Opinion: If the Australian Defence Force (ADF) is to keep pace with modern practices and digitally transform its operations, it will require an insurgency from within. It sounds controversial, but remember, there are many reasons to build an insurgency. There is one category – the reformist insurgency – that does not seek to replace the existing order, but instead compel it to undertake important reforms. The digital transformation of the ADF should be a reformist insurgency, writes LTCOL (Ret’d) Caleb Walker, vice president of defence and government at WithYouWithMe.
The ADF has several competing priorities. Hidden in the background is the exponential capability gap in the digital domain. In essence, the rest of the world is adapting faster every year in this domain, and the ADF is struggling to keep up. The conflicts of today and tomorrow are won by those that can master the digital space. For those following recent conflicts, they only need to look at digital sophistication of the 2020 Nagorno-Karabakh war between Azerbaijan and Armenia. These two countries are economically, very tiny, but were able to deploy combat drones, sophisticated surveillance, coordinated misinformation via social media and targeting of ballistic missiles. Interstate conflicts, criminals and terrorists fight and win in the digital space.
ADF leadership are often hamstrung on the purchase of new hardware. Defence acquisition programs are complicated, over budget and under delivering. The battlespace continues to evolve during the procurement process, and equipment and infrastructure is often obsolete before coming into service. Procurement is political, complex, and political. Yes, I said political twice. If you read Christian Brose’s book The Kill Chain, you will see that traditional procurement focuses on hardware – when it needs to enable software. Improving the kill chain in iterations at the edge is critical.

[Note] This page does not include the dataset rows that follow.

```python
_vp, _i, _sz, _f = C.c_void_p, C.c_int, C.c_size_t, C.c_float
SIGNATURES = {
    "srbh_version": (_i, []),
    "srbh_last_error": (C.c_char_p, []),
    "srbh_path_counters": (_i, [_vp, _i, _i]),
    "srbh_head_wgs_cap": (_i, [_i]),
    "srbh_act16_bytes": (_sz, [_i, _i, _i, _i]),
    "srbh_nchw32_to_act16": (_i, [_vp, _vp, _i, _i, _i, _i, _vp]),
    "srbh_act16_to_nchw32": (_i, [_vp, _vp, _i, _i, _i, _i, _vp]),
    "srbh_wpack16_bytes": (_sz, [_i, _i]),
    "srbh_pack_conv3x3_f16": (_i, [_vp, _i, _i, _vp, _vp]),
    "srbh_conv3x3_f16": (_i, [C.POINTER(ConvArgs), _vp]),
    "srbh_conv3x3_f16x2": (_i, [C.POINTER(ConvArgs), C.POINTER(ConvSplit), _vp]),
    "srbh_pack_conv3x3_f16lo": (_i, [_vp, _i, _i, _vp, _vp]),
    "srbh_act16_split_lo": (_i, [_vp, _i, _vp, _i, _i, _vp, _i, _i, _i, _i, _i, _vp]),
    "srbh_rrdbnet_workspace_bytes_f16x2": (_sz, [_i, _i, _i, _i]),
    "srbh_conv3x3_x16": (_i, [C.POINTER(ConvArgs), _i, _vp, _i, _i, _vp]),
    "srbh_pack_conv3x3_b16": (_i, [_vp, _i, _i, _vp, _vp]),
    "srbh_nhwc32_to_act16": (_i, [_vp, _vp, _i, _i, _i, _i, _i, _i, _f, _i, _vp]),
    "srbh_act16_channel_sum": (_i, [_vp, _i, _i, _i, _i, _i, _i, _i, _vp, _vp]),
    "srbh_axpby_f32": (_i, [_vp, _f, _vp, _f, _vp, C.c_long, _vp]),
    "srbh_rrdbnet_trunk_train_forward": (_i, [C.POINTER(RRDBNetDesc), _vp, _vp, _vp, _sz, _i, _i, _i, _vp]),
    "srbh_rrdbnet_trunk_train_aux_bytes": (_sz, [_i, _i, _i]),
    "srbh_rrdbnet_trunk_train_forward_persistent": (_i, [C.POINTER(RRDBNetDesc), _vp, _vp, _vp, _sz, _i, _i, _i, _vp, _vp, C.POINTER(C.c_int)]),
    "srbh_rrdbnet_trunk_wgrad_ws_bytes": (_sz, []),
# ... 165 lines not shown
```

super-resolution-building-height-estimation_amd/csrc/srbh_internal.h:

```cpp
#pragma once
#include <hip/hip_runtime.h>
#include <stdarg.h>
#include <stdio.h>
#include <vector>
#include "srbh.h"

namespace srbh {

constexpr int PIX_B = 64;
constexpr int CHUNK_C = 32;
constexpr int TILE_W = 64;
constexpr int TILE_H = 8;

void set_error(const char* fmt, ...);
enum PathCounter { PATH_HCONV16 = 0, PATH_HCONV_TEMPLATE, PATH_ENTRY_FUSED, PATH_ENTRY_SPLIT, PATH_WGRAD16, PATH_WGRAD_B16_GENERIC,
                   PATH_WGRAD_F32, PATH_WGRAD_ENTRY_FUSED, PATH_WGRAD_ENTRY_SPLIT, PATH_HCONV_UP, PATH_HBWD16, PATH_HBLOCK16, PATH_N };
extern unsigned long long g_path_counters[PATH_N];
inline void count_path(int i) { ++g_path_counters[i]; }
int hconv16_wgs_cap();
int hconv_up_wgs_cap();
int hconv_entry_wgs_cap();
int hblock16_wgs_cap();
int hwgrad16_wgs_cap();
int hbwd16_wgs_cap();
int zero_async(void* p, size_t bytes, hipStream_t st);
int hip_fail(hipError_t e, const char* what);

#define SRBH_HIP(call)                                         \
    do {                                                       \
        hipError_t e_ = (call);                                \
        if (e_ != hipSuccess) return srbh::hip_fail(e_, #call); \
    } while (0)

#define SRBH_REQUIRE(cond, ...)            \
    do {                                   \
        if (!(cond)) {                     \
            srbh::set_error(__VA_ARGS__);  \
            return SRBH_ERR_ARG;           \
        }                                  \
    } while (0)

#define SRBH_ONCE_PER_DEVICE(stmt)                        \
    do {                                                  \
        static unsigned long long done_ = 0;              \
        int dev_ = 0;                                     \
        SRBH_HIP(hipGetDevice(&dev_));                    \
        if (!((done_ >> (dev_ & 63)) & 1ull)) {           \
            stmt;                                         \
            done_ |= 1ull << (dev_ & 63);                 \
        }                                                 \
    } while (0)

struct Act16Geo {
    int row_b;
    int plane_b;
    long img_b;
    size_t total_b;
};
inline Act16Geo act16_geo(int B, int chunks, int H, int W) {
    Act16Geo g;
    g.row_b = (W + 2) * PIX_B;
    g.plane_b = (H + 2) * g.row_b;
    g.img_b = (long)chunks * g.plane_b;
    size_t slack = (size_t)(TILE_H + 4) * (size_t)((W + 2 > TILE_W + 2) ? (W + 2) : (TILE_W + 2)) * PIX_B + 8192;
    g.total_b = (size_t)B * g.img_b + slack;
    g.total_b = (g.total_b + 255) & ~(size_t)255;
    return g;
}


size_t ptrunk_aux_bytes(int B, int tiles_per_img);
size_t ptrunk_err_offset(int B, int tiles_per_img);
int ptail_run(const srbh_conv3x3_args* a, hipStream_t stream, int* used);
int ptail_wgs_cap();
int ptrunk_takes(int num_block, int H, int W, int* takes, int* ncu_out);
int ptrunk_run(const srbh_rrdbnet_desc* d, void* dense0, void* dense1, float* xr, float* xrr, int B, int H, int W,
               void* aux, hipStream_t stream, int* used, int* final_cur, long train_stride = 0, const void* mask = nullptr, long mask_stride = 0,
               bool bf16 = false);
int conv3x3_trunk_b16(const srbh_conv3x3_args* a, int out_f16, void* stream);
int conv_first_f32(const float* x, const float* w, const float* bias, int B, int cin, int H, int W, float* ra, float* rb, float* rc,
                   void* out16, int out16_chunks_total, int bf16, void* stream);


#if defined(__HIP_DEVICE_COMPILE__) || defined(__HIPCC__)
__device__ __forceinline__ void fold_stat_slots(double* stats, const int C, const int clear, double* red, double& s, double& q) {
    constexpr int NS = 64;
    const int t = threadIdx.x, V = 2 * C, G = 256 / V, v = t % V, g = t / V;
    double part = 0.0;
    if (g < G) {
        for (int k = g; k < NS; k += G) part += stats[(long)k * V + v];
        if (clear)
            for (int k = g; k < NS; k += G) stats[(long)k * V + v] = 0.0;
        red[g * V + v] = part;
    }
    __syncthreads();
    s = 0.0;
    q = 0.0;
    if (t < C)
        for (int k = 0; k < G; ++k) {
            s += red[k * V + t];
            q += red[k * V + C + t];
        }
}

__device__ __forceinline__ unsigned bf16x2_rne(float lo, float hi) {
    typedef float f2_t __attribute__((ext_vector_type(2)));
    typedef __bf16 b2_t __attribute__((ext_vector_type(2)));
    const f2_t f = {lo, hi};
    return __builtin_bit_cast(unsigned, __builtin_convertvector(f, b2_t));
}
#endif
}
```

super-resolution-building-height-estimation_amd/csrc/srbh_ptail.hip:

```cpp
#include "srbh_ptail_kernel.h"

namespace {
using namespace srbh;
using namespace srbh_k;

struct TParams {
    In16 in;
    const char* w;
    const float* bias;
    int H, W;
    int tiles_x, tiles_per_img, ntiles, tiles_per_wg;
    int lrelu;
    Out16 out16;
    float* out32;
};

template <int UPS>
__global__ __launch_bounds__(256, 1) void ptail_kernel(const TParams p) {
    using G = TileGeo<UPS>;
    constexpr int IN_EX = G::UNITS * 16;
    constexpr int CB = 2;
    extern __shared__ __attribute__((aligned(16))) char smem[];
    const int tid = threadIdx.x;
    const int lane = tid & 63;
    const int wave = __builtin_amdgcn_readfirstlane(tid >> 6);
    const int l31 = lane & 31, hi = lane >> 5;
    const int wr = wave >> 1, wc = wave & 1;

    int goff[G::NJ];
#pragma unroll
    for (int j = 0; j < G::NJ; ++j) {
        const int u0 = j * 256 + tid;
        const int u = u0 < G::UNITS ? u0 : 0;
        const int trow = u / (G::COLS * 4);
        const int rem = u - trow * (G::COLS * 4);
        const int pc = rem >> 2, ps = rem & 3;
        goff[j] = trow * p.in.row_b + pc * PIX_B + ((ps ^ ((pc >> 2) & 3)) << 4);
    }
    const unsigned long long tail_mask = __builtin_amdgcn_ballot_w64((G::NJ - 1) * 256 + tid < G::UNITS);
    int aoff[3][2];
#pragma unroll
    for (int dx = 0; dx < 3; ++dx) {
        const int pc = UPS ? (((wc * 32 + l31 + dx - 1) >> 1) + 1) : (wc * 32 + l31 + dx);
#pragma unroll
        for (int ks = 0; ks < 2; ++ks)
            aoff[dx][ks] = wr * (UPS ? 2 : 4) * G::ROW_B + pc * PIX_B + (((ks * 2 + hi) ^ ((pc >> 2) & 3)) << 4);
    }

    auto stage_inputs = [&](int t) {
        int img, Y0, X0;
        tile_origin(t, p.tiles_per_img, p.tiles_x, img, Y0, X0);
        const char* src0 = p.in.base + (long)img * p.in.img_b + (long)(UPS ? (Y0 >> 1) : Y0) * p.in.row_b + (UPS ? (X0 >> 1) : X0) * PIX_B;
#pragma unroll
        for (int c = 0; c < 2; ++c)
#pragma unroll
            for (int j = 0; j < G::NJ; ++j)
                dma16(src0 + (long)c * p.in.plane_b + goff[j], TAIL_W_B + c * IN_EX + (j * 256 + wave * 64) * 16,
                      j < G::NJ - 1 ? ~0ull : tail_mask);
    };

    const int nst = ((p.H & (TILE_H - 1)) == 0 && (p.W & (TILE_W - 1)) == 0) ? (p.out32 ? 32 : 0) + (p.out16.base ? 16 : 0) : 0;
    const int t0 = blockIdx.x * p.tiles_per_wg;
    const int t1 = (t0 + p.tiles_per_wg < p.ntiles) ? t0 + p.tiles_per_wg : p.ntiles;
    if (t0 >= t1) return;
#pragma unroll
    for (int k = 0; k < 18; ++k) dma16(p.w + (wave + 4 * k) * 1024 + lane * 16, (wave + 4 * k) * 1024, ~0ull);
    stage_inputs(t0);
    floatx4 bias4[CB][4];
#pragma unroll
    for (int mb = 0; mb < CB; ++mb)
#pragma unroll
        for (int g = 0; g < 4; ++g)
            bias4[mb][g] = p.bias ? *(const floatx4*)(p.bias + mb * 32 + g * 8 + hi * 4) : floatx4{0.f, 0.f, 0.f, 0.f};

    for (int t = t0; t < t1; ++t) {
        int img, Y0, X0;
        tile_origin(t, p.tiles_per_img, p.tiles_x, img, Y0, X0);
        if (t == t0 || nst == 0) asm volatile("s_waitcnt vmcnt(0)" ::: "memory");
        else if (nst == 16) asm volatile("s_waitcnt vmcnt(16)" ::: "memory");
        else if (nst == 32) asm volatile("s_waitcnt vmcnt(32)" ::: "memory");
        else asm volatile("s_waitcnt vmcnt(48)" ::: "memory");
        __syncthreads();
        floatx16 acc[CB][4];
#pragma unroll
        for (int mb = 0; mb < CB; ++mb)
#pragma unroll
            for (int i = 0; i < 4; ++i)
#pragma unroll
                for (int r = 0; r < 16; ++r) acc[mb][i][r] = 0.f;
        constexpr int NREAD = G::NP + 3 * CB, NMFMA = 12 * CB;
        half8 P[2][G::NP];
        half8 A[2][3][CB];
        auto load_group = [&](int q, int set) {
            const int c = q / 6, g = q - c * 6;
            const int ks = g / 3, dx = g - ks * 3;
            const char* sbi = smem + TAIL_W_B + c * IN_EX;
            const char* sbw = smem + c * (36 * 1024) + lane * 16;
#pragma unroll
            for (int r = 0; r < G::NP; ++r) P[set][r] = *(const half8*)(sbi + aoff[dx][ks] + r * G::ROW_B);
#pragma unroll
            for (int dy = 0; dy < 3; ++dy)
#pragma unroll
                for (int mb = 0; mb < CB; ++mb)
                    A[set][dy][mb] = *(const half8*)(sbw + ((((dy * 3 + dx) * 2 + ks) * CB + mb) << 10));
        };
        load_group(0, 0);
#pragma unroll
        for (int q = 0; q < 12; ++q) {
            if (q + 1 < 12) load_group(q + 1, (q + 1) & 1);
#pragma unroll
            for (int dy = 0; dy < 3; ++dy)
#pragma unroll
                for (int i = 0; i < 4; ++i) {
                    const int pr = UPS ? (((i + dy - 1) >> 1) + 1) : (i + dy);
#pragma unroll
                    for (int mb = 0; mb < CB; ++mb)
                        acc[mb][i] = __builtin_amdgcn_mfma_f32_32x32x16_f16(A[q & 1][dy][mb], P[q & 1][pr], acc[mb][i], 0, 0, 0);
                }
            if (q == 0) __builtin_amdgcn_sched_group_barrier(0x100, NREAD, 0);
            if (q + 1 < 12) {
#pragma unroll
                for (int k = 0; k < NREAD; ++k) {
                    __builtin_amdgcn_sched_group_barrier(0x008, 1, 0);
                    __builtin_amdgcn_sched_group_barrier(0x100, 1, 0);
                }
                __builtin_amdgcn_sched_group_barrier(0x008, NMFMA - NREAD, 0);
            } else {
                __builtin_amdgcn_sched_group_barrier(0x008, NMFMA, 0);
            }
        }
        __syncthreads();
        if (t + 1 < t1) stage_inputs(t + 1);

        const int X = X0 + wc * 32 + l31;
#pragma unroll
        for (int i = 0; i < 4; ++i) {
            const int Y = Y0 + wr * 4 + i;
            const bool valid = (Y < p.H) && (X < p.W);
            const long pix = ((long)img * p.H + Y) * p.W + X;
#pragma unroll
            for (int mb = 0; mb < CB; ++mb) {
                unsigned hp[4][2];
#pragma unroll
                for (int g = 0; g < 4; ++g) {
                    floatx4 v;
#pragma unroll
                    for (int q = 0; q < 4; ++q) v[q] = acc[mb][i][g * 4 + q];
                    v += bias4[mb][g];
                    if (p.lrelu) {
#pragma unroll
                        for (int q = 0; q < 4; ++q) v[q] = v[q] >= 0.f ? v[q] : v[q] * 0.2f;
                    }
                    if (p.out32 && valid) *(floatx4*)(p.out32 + pix * 64 + mb * 32 + g * 8 + hi * 4) = v;
                    half4 h4;
#pragma unroll
                    for (int q = 0; q < 4; ++q) h4[q] = (_Float16)v[q];
                    const uint2 u = __builtin_bit_cast(uint2, h4);
                    hp[g][0] = u.x;
                    hp[g][1] = u.y;
                }
                if (p.out16.base) {
#pragma unroll
                    for (int m = 0; m < 2; ++m) {
                        store16_pair(p.out16, valid, img, mb, Y, X, m, hi, hp[2 * m], hp[2 * m + 1]);
                    }
                }
            }
        }
    }
}

thread_local int g_ptail_wgs_cap = 0;

template <int UPS>
int launch(const TParams& p0, hipStream_t stream) {
    static_assert(TAIL_LDS_B<UPS> <= 163840, "resident weights + both input chunks must fit the 160 KiB LDS");
    SRBH_ONCE_PER_DEVICE(SRBH_HIP(hipFuncSetAttribute((const void*)ptail_kernel<UPS>, hipFuncAttributeMaxDynamicSharedMemorySize, TAIL_LDS_B<UPS>)));
    TParams p = p0;
    int grid = 0;
    if (const int rc = tail_grid(p.ntiles, &p.tiles_per_wg, &grid)) return rc;
    hipLaunchKernelGGL(ptail_kernel<UPS>, dim3(grid), dim3(256), TAIL_LDS_B<UPS>, stream, p);
    SRBH_HIP(hipGetLastError());
    return SRBH_OK;
}

}

extern "C" int srbh_ptail_wgs_cap(int cap) {
    const int prev = g_ptail_wgs_cap;
    g_ptail_wgs_cap = cap > 0 ? cap : 0;
    return prev;
}

namespace srbh {

int ptail_wgs_cap() { return g_ptail_wgs_cap; }

int ptail_run(const srbh_conv3x3_args* a, hipStream_t stream, int* used) {
    *used = 0;
    const char* e = getenv("SRBH_PTAIL");
    if (e && e[0] == '0') return SRBH_OK;
    if (a->in_chunks != 2 || a->cout != 64 || a->res1 || a->res2 || a->skip) return SRBH_OK;
    if (a->out32 && a->out32_c != 64) return SRBH_OK;
    const int tiles_x = (a->W + TILE_W - 1) / TILE_W, tiles_y = (a->H + TILE_H - 1) / TILE_H;
    if (a->out16_nhwc && (!a->out16 || a->out32)) return SRBH_OK;
    if ((long)tiles_x * tiles_y * a->B < 512 && !a->out16_nhwc) return SRBH_OK;
    TParams p{};
    p.in = tail_in16(a, a->in, a->in_chunks_total, a->in_chunk0);
    p.w = (const char*)a->w;
    p.bias = a->bias;
    p.H = a->H;
    p.W = a->W;
    p.tiles_x = tiles_x;
    p.tiles_per_img = tiles_x * tiles_y;
    p.ntiles = p.tiles_per_img * a->B;
    p.lrelu = a->lrelu;
    p.out16 = tail_out16(a, a->out16, a->out16_chunks_total, a->out16_chunk0);
    p.out32 = a->out32;
    const int rc = a->upsample2x ? launch<1>(p, stream) : launch<0>(p, stream);
    if (rc == SRBH_OK) *used = 1;
    return rc;
}

}
```

super-resolution-building-height-estimation_amd/csrc/srbh_ptail_kernel.h:

```cpp
#pragma once
#include <stdlib.h>
#include "srbh_conv3x3_kernel.h"

namespace srbh_k {

constexpr int TAIL_W_B = 2 * 36 * 1024;
template <int UPS>
constexpr int TAIL_LDS_B = TAIL_W_B + 2 * TileGeo<UPS>::UNITS * 16;

struct In16 {
    const char* base;
    long img_b;
    int plane_b, row_b;
};
struct Out16 {
    char* base;
    long img_b;
    int plane_b, row_b, pix_b, border;
};


__device__ __forceinline__ void dma16(const char* gaddr, const unsigned lds_off_v, const unsigned long long mask) {
    unsigned long long sv;
    const unsigned lds_off = __builtin_amdgcn_readfirstlane(lds_off_v);
    asm volatile("s_mov_b64 %0, exec\n\ts_mov_b64 exec, %1\n\ts_mov_b32 m0, %2\n\ts_nop 0\n\t"
                 "global_load_lds_dwordx4 %3, off\n\ts_mov_b64 exec, %0"
                 : "=&s"(sv) : "s"(mask), "s"(lds_off), "v"(gaddr) : "memory", "m0");
}

__device__ __forceinline__ void tile_origin(const int t, const int tiles_per_img, const int tiles_x, int& img, int& Y0, int& X0) {
    img = t / tiles_per_img;
    const int trem = t - img * tiles_per_img;
    const int ty = trem / tiles_x;
    Y0 = ty * TILE_H;
    X0 = (trem - ty * tiles_x) * TILE_W;
}

__device__ __forceinline__ void store16_pair(const Out16& o, const bool valid, const int img, const int mb, const int Y, const int X, const int m, const int hi,
                                             const unsigned (&ga)[2], const unsigned (&gb)[2]) {
    typedef unsigned uintx4 __attribute__((ext_vector_type(4)));
    auto s0 = __builtin_amdgcn_permlane32_swap(ga[0], gb[0], false, false);
    auto s1 = __builtin_amdgcn_permlane32_swap(ga[1], gb[1], false, false);
    const uintx4 raw = {s0[0], s1[0], s0[1], s1[1]};
    if (valid)
        *(uintx4*)(o.base + (long)img * o.img_b + (long)mb * o.plane_b + (long)(Y + o.border) * o.row_b + (X + o.border) * o.pix_b + m * 32 + hi * 16) = raw;
}
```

We can’t hire five hundred software engineers that have five to ten years’ experience to build this. Digital workers are expensive, they don’t want to work on Army projects and don’t understand our problems. More importantly, every government department is competing for the same talent. The Australian government has embraced the Secure Cloud Strategy and is spending billions of dollars migrating legacy systems to the cloud. The ADF needs to develop and retain in-house talent to ensure the longevity and security of our digital future.